### [Problem description]
Every line in the entries that holds "jmax" should be identified and copied.

BEGIN Information

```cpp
#ifndef RM_FULL_BARRIER
    constexpr bool EARLY_ARRIVE = AF_RESIDENT && NG >= 4 && NG % 2 == 0;
#else
    constexpr bool EARLY_ARRIVE = false;
#endif
    static_assert(!EARLY_ARRIVE || NG % 2 == 0, "early arrival needs an even number of factor groups");
    LdsU32Ptr arrive_p = (LdsU32Ptr)(smem + a.sync_off) + sub;
// ... 208 lines not shown
                const unsigned long long hitm = __ballot(v[r] >= thr);
                if (hitm) {
                    const float other = (hitm >> 32) ? __shfl_xor(v[r], 32) : nan_sentinel_f();
                    if (h == 0 && primary) {
                        const int item0 = sb + mfma32_row(r, 0), item1 = sb + mfma32_row(r, 1);
                        if (LLDS) { if (v[r] >= ws) keylist_offer<GROUP_USERS>(Ll, K, pack_key(v[r], item0), wkey, wpos);
                                    if (other >= ws) keylist_offer<GROUP_USERS>(Ll, K, pack_key(other, item1), wkey, wpos);
                                    ws = (wkey >> 32) ? ord_unkey((unsigned)(wkey >> 32)) : neg_inf_f(); }
                        else      { if (v[r] >= ws) list_offer<float, GROUP_USERS>(Lr, K, v[r], item0, ws, widx, wpos);
                                    if (other >= ws) list_offer<float, GROUP_USERS>(Lr, K, other, item1, ws, widx, wpos); }
                    }
                }
            }
            list_release();
        }
        if (!buffered && cm && (!pend_cap || merged)) {
            merged = false;
            const float t2 = __shfl(ws, ul);
            if (primary) {
                thr = t2 > thr ? t2 : thr;
                const unsigned kk = ord_key(t2);
                if (h == 0 && kk > thr_pub) { atomicMax(a.thr_shared + slot, kk); }
                thr_pub = kk > thr_pub ? kk : thr_pub;
            }
        }
        if (wave_streams) {
            if (stream_lane) {
                #pragma unroll
                for (int q4 = 0; q4 < 4; q4++)
                    *(float4 *)(stream_row + sb + 8 * q4 + 4 * h) = make_float4(v[4 * q4], v[4 * q4 + 1], v[4 * q4 + 2], v[4 * q4 + 3]);
            }
        }
        if (AUC) {
            switch (jb) {
                case 1: auc_pass<1>(v, pos_addr, pos_item_g, sb, h, piv_root, piv_lo, piv_hi); break;
                case 2: auc_pass<2>(v, pos_addr, pos_item_g, sb, h, piv_root, piv_lo, piv_hi); break;
                case 3: auc_pass<3>(v, pos_addr, pos_item_g, sb, h, piv_root, piv_lo, piv_hi); break;
                case 4: auc_pass<4>(v, pos_addr, pos_item_g, sb, h, piv_root, piv_lo, piv_hi); break;
                case 5: auc_pass<5>(v, pos_addr, pos_item_g, sb, h, piv_root, piv_lo, piv_hi); break;
                case 6: auc_pass<6>(v, pos_addr, pos_item_g, sb, h, piv_root, piv_lo, piv_hi); break;
                default: break;
            }
        }
        if (buffered) {
            const bool own = wave_any(lb_off >= lb_trig_now);
            unsigned ep = __builtin_amdgcn_readfirstlane(*sel_epoch);
            if (own || (ep != sel_seen && wave_any(lb_off >= lb_half))) {
                if (own && ep == sel_seen) {
                    if (lane == 0) asm volatile("ds_add_u32 %0, %1" :: "v"((unsigned)(__UINTPTR_TYPE__)sel_epoch), "v"(1u) : "memory");
                    ep++;
                }
                lane_bounds();
                lb_trig_now = lb_trigger;
            }
            sel_seen = ep;
        }
    };

    f32x16 acc;
    const int nunits = ntiles * NC;
    constexpr unsigned SYNC_WAVES = 4;
    LdsU32Ptr arrive = (LdsU32Ptr)(smem + a.sync_off) + sub;
    if (tid < (buffered ? 8 : 4)) ((LdsU32Ptr)(smem + a.sync_off))[tid] = 0u;
    if (ntiles > 0) stage(t0 * NC, 0);
    unsigned tile_bits = (tb_row && ntiles > 0) ? a.train_bits[tb_idx] >> (4 * h) : 0u;
    __builtin_amdgcn_s_waitcnt(WAIT_VMCNT0);
    __syncthreads();
    auto load_thr = [&]() -> unsigned {
        return (primary && !DUMP) ? __hip_atomic_load(a.thr_shared + slot, __ATOMIC_RELAXED, __HIP_MEMORY_SCOPE_AGENT) : 0u;
    };
    unsigned thr_seen = load_thr();
    for (int i = 0; i < ntiles; i++) {
        unsigned thr_next = thr_seen;
// ... 16 lines not shown
                const int sub_s = __builtin_amdgcn_readfirstlane(sub);
                const unsigned mine = sub_s == 0 ? c0 : (sub_s == 1 ? c1 : c2);
                const unsigned o1 = sub_s == 0 ? c1 : c0, o2 = (NSUB == 3) ? (sub_s == 2 ? c1 : c2) : o1;
                const bool behind = mine + 2 < o1 || mine + 2 < o2, ahead = mine > o1 + 2 && mine > o2 + 2;
                if (behind) __builtin_amdgcn_s_setprio(2);
                else if (ahead) __builtin_amdgcn_s_setprio(0);
                else __builtin_amdgcn_s_setprio(1);
            }
#endif
            if (unit + 1 < nunits) stage(t0 * NC + unit + 1, (unit + 1) & 1);
            if (c == 0) thr_next = load_thr();
            unsigned bits_next = 0u;
            if (c == NC - 1 && tb_row && i + 1 < ntiles) { tb_idx += NSUB; bits_next = a.train_bits[tb_idx]; }
            do_mfma(acc, unit & 1, c, tile_bits);
#ifndef RM_FULL_BARRIER
            __builtin_amdgcn_s_waitcnt(WAIT_VMCNT0);
            if (!EARLY_ARRIVE && lane == 0) asm volatile("ds_add_u32 %0, %1" :: "v"((unsigned)(__UINTPTR_TYPE__)arrive), "v"(1u) : "memory");
#endif
            if (c == NC - 1) do_epi(acc, t0 + i, thr_seen, tile_bits);
            if (c == NC - 1) tile_bits = bits_next >> (4 * h);
#if defined(RM_FULL_BARRIER)
            __builtin_amdgcn_s_waitcnt(WAIT_VMCNT0);
            __syncthreads();
#endif
        }
        thr_seen = thr_next;
    }
    if (DUMP) return;
    if (pend_cap) merge_pending();
    if (LLDS) __syncthreads();

    {
    const SweepArgs &a = *late_kernargs<SweepArgs>();
    const int n_part = a.part_splits * NSUB + a.part_extra;
    const int part = split * NSUB + sub;
    {
        const float omax = __shfl_xor(vmax, 32), omin = __shfl_xor(vmin, 32);
        vmax = __builtin_fmaxf(vmax, omax); vmin = __builtin_fminf(vmin, omin);
        const bool hn = ((nanmask >> ul) & 1ull) | ((nanmask >> (ul + 32)) & 1ull);
        if (slot_ok && h == 0) {
            PartialStat<float> ps;
            ps.vmax = vmax; ps.vmin = vmin; ps.rocsum = 0; ps.has_nan = hn ? 1 : 0; ps.pad = 0;
            a.pst[(size_t)slot * n_part + part] = ps;
            ListEntry *dst = a.pl + ((size_t)slot * n_part + part) * K;
            if (LLDS && sub == 0) { keylist_sort_desc<GROUP_USERS>(Ll, K); for (int i = 0; i < K; i++) unpack_key(Ll[i * GROUP_USERS], dst[i].s, dst[i].idx); }
            if (LLDS && sub != 0) { dst[0].s = neg_inf_f(); dst[0].idx = IDX_EMPTY; }
            if (split == 0) for (int sp = nsplit; sp < a.part_splits; sp++) {
                ps.vmax = neg_inf_f(); ps.vmin = pos_inf_f(); ps.has_nan = 0;
                a.pst[(size_t)slot * n_part + sp * NSUB + sub] = ps;
                ListEntry *de = a.pl + ((size_t)slot * n_part + sp * NSUB + sub) * K;
                if (a.pl) { de[0].s = neg_inf_f(); de[0].idx = IDX_EMPTY; }
            }
        }
    }
    if (AUC && a.part_extra && split == 0 && sub == 0 && h == 0 && slot_ok && slot < a.stream_slot0) {
        const int pe = n_part - 1;
        ListEntry *dx = a.pl + ((size_t)slot * n_part + pe) * K;
        const unsigned hcol = (unsigned)(size_t)(__attribute__((address_space(3))) unsigned *)(histL + gi * (PLmax + 1) * GROUP_USERS + ul);
        float bmax = neg_inf_f(), bmin = pos_inf_f();
        int filled = 0;
        for (int i = PLb - 1; i >= 0; i--) {
            const float x = *(LdsF32Ptr)(pos_addr + (unsigned)i * 128u);
            if (x < pos_inf_f()) {
                if (filled == 0) bmax = x;
                bmin = x;
                asm volatile("ds_add_u32 %0, %1" :: "v"(hcol + (unsigned)i * 128u), "v"(1u) : "memory");
                if (filled < K) { dx[filled].s = x; dx[filled].idx = pos_item_g[i * GROUP_USERS]; }
                filled++;
            }
        }
        for (int i = filled; i < K; i++) { dx[i].s = neg_inf_f(); dx[i].idx = IDX_EMPTY; }
        PartialStat<float> ps;
        ps.vmax = bmax; ps.vmin = bmin; ps.rocsum = 0; ps.has_nan = 0; ps.pad = 0;
        a.pst[(size_t)slot * n_part + pe] = ps;
    }
    if (!LLDS && !buffered) {
        if (slot_ok && h == 0) {
            ListEntry *dst = a.pl + ((size_t)slot * n_part + part) * K;
            list_sort_desc<float, GROUP_USERS>(Lr, K);
            for (int i = 0; i < K; i++) ListRaw<float>::unpack(Lr[i * GROUP_USERS], dst[i].s, dst[i].idx);
        }
    } else if (!LLDS && !a.ext_topk) {
        a.lane_cnt[((size_t)blockIdx.x * NWAVES + wave) * WAVE + lane] = (slot_ok && primary) ? (int)(lb_off >> 9) : 0;
    }
    if (AUC) {
        __builtin_amdgcn_s_waitcnt(0xC07F);
        __syncthreads();
        for (int i = tid; i < GROUPS_PER_BLOCK * (PLb + 1) * GROUP_USERS; i += THREADS) {
            const int g4 = i / ((PLb + 1) * GROUP_USERS), rem = i % ((PLb + 1) * GROUP_USERS);
            const int gg = blk_u * GROUPS_PER_BLOCK + g4;
            const unsigned c = histL[g4 * (PLmax + 1) * GROUP_USERS + rem];
            if (gg < a.n_groups && c) atomicAdd(&a.hist[(a.grow[gg] + gg) * GROUP_USERS + rem], c);
        }
    }
    }
}

}
```

Measured before the change: 17.73 million.

## Store AUC positive-score table as score/next-address pairs for branchless binary search

Result: no change. 17.80 million (median of 4 runs) (+0.4%).

```diff
diff --git a/recometrics_amd/csrc/rm_launch.hpp b/recometrics_amd/csrc/rm_launch.hpp
--- a/recometrics_amd/csrc/rm_launch.hpp
+++ b/recometrics_amd/csrc/rm_launch.hpp
@@ -17,6 +17,7 @@
     int n_splits, tiles_total;
     int tail_ublocks, tail_splits, part_splits;
     int part_extra;
+    int rank_plain;
     int jmax;
     int list_in_lds;
     int check_nan;
diff --git a/recometrics_amd/csrc/rm_lib.hip b/recometrics_amd/csrc/rm_lib.hip
--- a/recometrics_amd/csrc/rm_lib.hip
+++ b/recometrics_amd/csrc/rm_lib.hip
@@ -45,7 +45,7 @@
 
 struct Switches {
     bool no_train_bits, no_spec, no_side, ext_topk, no_test_mask, hbm_lists, nsub2, no_pending, no_pos_beside, no_seed, rank_generic,
-         no_fused_auc, no_defer_auc, noise_sequential, one_context, noise_per_batch, host_trace, no_pos_flat;
+         no_fused_auc, no_defer_auc, noise_sequential, one_context, noise_per_batch, host_trace, no_pos_flat, rank_plain;
     long long free_mb, stream_budget_mb, noise_budget_mb, lane_cap_min, lane_min_k, lane_cap_set, sample_seed;
     double batch_users;
     std::string splits;
@@ -61,6 +61,7 @@
         no_defer_auc = on("RM_DEBUG_NO_DEFER_AUC"); noise_sequential = on("RM_DEBUG_NOISE_SEQUENTIAL");
         one_context = on("RM_DEBUG_ONE_CONTEXT"); noise_per_batch = on("RM_DEBUG_NOISE_PER_BATCH"); host_trace = on("RM_HOST_TRACE");
         no_pos_flat = on("RM_DEBUG_NO_POS_FLAT");
+        rank_plain = on("RM_DEBUG_RANK_PLAIN");
         free_mb = num("RM_DEBUG_FREE_MB"); stream_budget_mb = num("RM_STREAM_BUDGET_MB");
         noise_budget_mb = num("RM_NOISE_BUDGET_MB");
         lane_min_k = num("RM_DEBUG_LANE_MIN_K");
@@ -436,6 +437,8 @@
 template <class C> inline void set_train_bits(Sweep64Args &, Ctx &, const C &, int, int, bool, hipStream_t, bool, bool = false, bool = false, unsigned char * = nullptr) {}
 inline void set_part_extra(SweepArgs &sa, int extra) { sa.part_extra = extra; }
 inline void set_part_extra(Sweep64Args &, int) {}
+inline void set_rank_plain(SweepArgs &sa) { sa.rank_plain = g_sw.rank_plain ? 1 : 0; }
+inline void set_rank_plain(Sweep64Args &) {}
 inline void set_spec(SweepArgs &sa)
 {
     sa.spec = (sa.check_nan || sa.noise_E || sa.ext_topk || g_sw.no_spec) ? 0 : (sa.train_bits ? 1 : 2);
@@ -628,7 +631,14 @@
     g.want_pending = !ext_topk && !want_lane && P::has_pending && !sw.no_pending;
     g.per_key = (size_t)g.n_waves * WAVE * P::pend_key_bytes;
     g.pend_cap = g.want_pending ? P::pend_cap_max : 0;
-    g.lds_total = std::min<size_t>(LDS_LIMIT, lds_need_n(g.list_in_lds, nsub) + SYNC_BYTES + g.pend_cap * g.per_key);
+    size_t lds_tables = lds_need_n(g.list_in_lds, nsub);
+    auto with_pairs = [&](size_t plain, int j) {
+        if (!std::is_same<T, float>::value || !want_auc || sw.rank_plain || j < 1 || j > 5) return plain;
+        const size_t up = sweep_lds<T>(NG, K, want_auc, g.list_in_lds, nsub, j + 1);
+        return up + SYNC_BYTES <= LDS_LIMIT ? up : plain;
+    };
+    lds_tables = with_pairs(lds_tables, g.jmax);
+    g.lds_total = std::min<size_t>(LDS_LIMIT, lds_tables + SYNC_BYTES + g.pend_cap * g.per_key);
     g.sync_off = g.lds_total - SYNC_BYTES;
     g.u_split = 0; g.j_shallow = -1; g.lds_l = 0;
     if (!g.list_in_lds && !want_lane && K <= 32 && want_auc && !sw.hbm_lists) {
@@ -936,6 +946,7 @@
         P::set_sync(sa, (int)g.sync_off);
         sa.stream_slot0 = stream_slot0; sa.stream_ld = stream_ld; sa.stream_scores = stream_scores;
         set_part_extra(sa, g.part_extra);
+        set_rank_plain(sa);
         sa.noise_row = c.noise_row; sa.noise_row0 = c.noise_row0; sa.noise_E = c.noise_E; sa.noise_ld = c.noise_ld;
         set_spec(sa);
 
diff --git a/recometrics_amd/csrc/rm_sweep.hpp b/recometrics_amd/csrc/rm_sweep.hpp
--- a/recometrics_amd/csrc/rm_sweep.hpp
+++ b/recometrics_amd/csrc/rm_sweep.hpp
@@ -22,19 +22,26 @@
 #define RM_SEL(d, a, b, m) asm volatile("v_cndmask_b32 %0, %1, %2, %3" : "=v"(d) : "v"(a), "v"(b), "s"(m))
 __device__ __forceinline__ float hw_absmin3(float a, float b, float c) { float d; asm("v_min3_f32 %0, |%1|, |%2|, |%3|" : "=v"(d) : "v"(a), "v"(b), "v"(c)); return d; }
 
-template <int J>
+typedef __attribute__((address_space(3))) const u32x2 *LdsPairPtr;
+
+template <int J, bool PAIR>
 __device__ __forceinline__ void auc_pass(const float (&v)[16], unsigned pos_addr,
                                          const int *pos_item_g, int sb, int h, float piv_root, float piv_lo, float piv_hi)
 {
-    constexpr unsigned HIST_DELTA = (unsigned)GROUPS_PER_BLOCK * (1u << J) * GROUP_USERS * 4u;
+    constexpr unsigned ROW = PAIR ? 256u : 128u;
+    constexpr unsigned HIST_DELTA = (unsigned)GROUPS_PER_BLOCK * (1u << J) * ROW;
+    static_assert(HIST_DELTA <= 65535u, "the histogram's distance is an immediate offset");
     unsigned at[16];
 #ifndef RM_TOP_LEVELS
 #define RM_TOP_LEVELS 2
 #endif
-    constexpr int TOP = J >= 2 ? RM_TOP_LEVELS : 0;
-    unsigned long long mk0, mk1, mk2;
+#ifndef RM_TOP_LEVELS_PAIR
+#define RM_TOP_LEVELS_PAIR 0
+#endif
+    constexpr int TOP = J >= 2 ? (PAIR ? RM_TOP_LEVELS_PAIR : RM_TOP_LEVELS) : 0;
+    unsigned long long mk0, mk1, mk2, mk3;
     if (TOP == 2) {
-        constexpr unsigned Q = 128u << (J >= 2 ? J - 2 : 0);
+        constexpr unsigned Q = ROW << (J >= 2 ? J - 2 : 0);
         const unsigned a1 = pos_addr | Q, a2 = pos_addr | (2 * Q), a3 = pos_addr | (3 * Q);
         #pragma unroll
         for (int r = 0; r < 16; r++) at[r] = pos_addr;
@@ -51,7 +58,7 @@
             }
         }
     } else if (TOP == 1) {
-        const unsigned a2 = pos_addr | (128u << (J >= 1 ? J - 1 : 0));
+        const unsigned a2 = pos_addr | (ROW << (J >= 1 ? J - 1 : 0));
         #pragma unroll
         for (int i = 0; i < 16 + 2; i++) {
             if (i < 16) { if (i % 3 == 0) RM_CMP_LT(mk0, piv_root, v[i]); else if (i % 3 == 1) RM_CMP_LT(mk1, piv_root, v[i]); else RM_CMP_LT(mk2, piv_root, v[i]); }
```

END Information

### [Exercise answer]
     int jmax;
+    lds_tables = with_pairs(lds_tables, g.jmax);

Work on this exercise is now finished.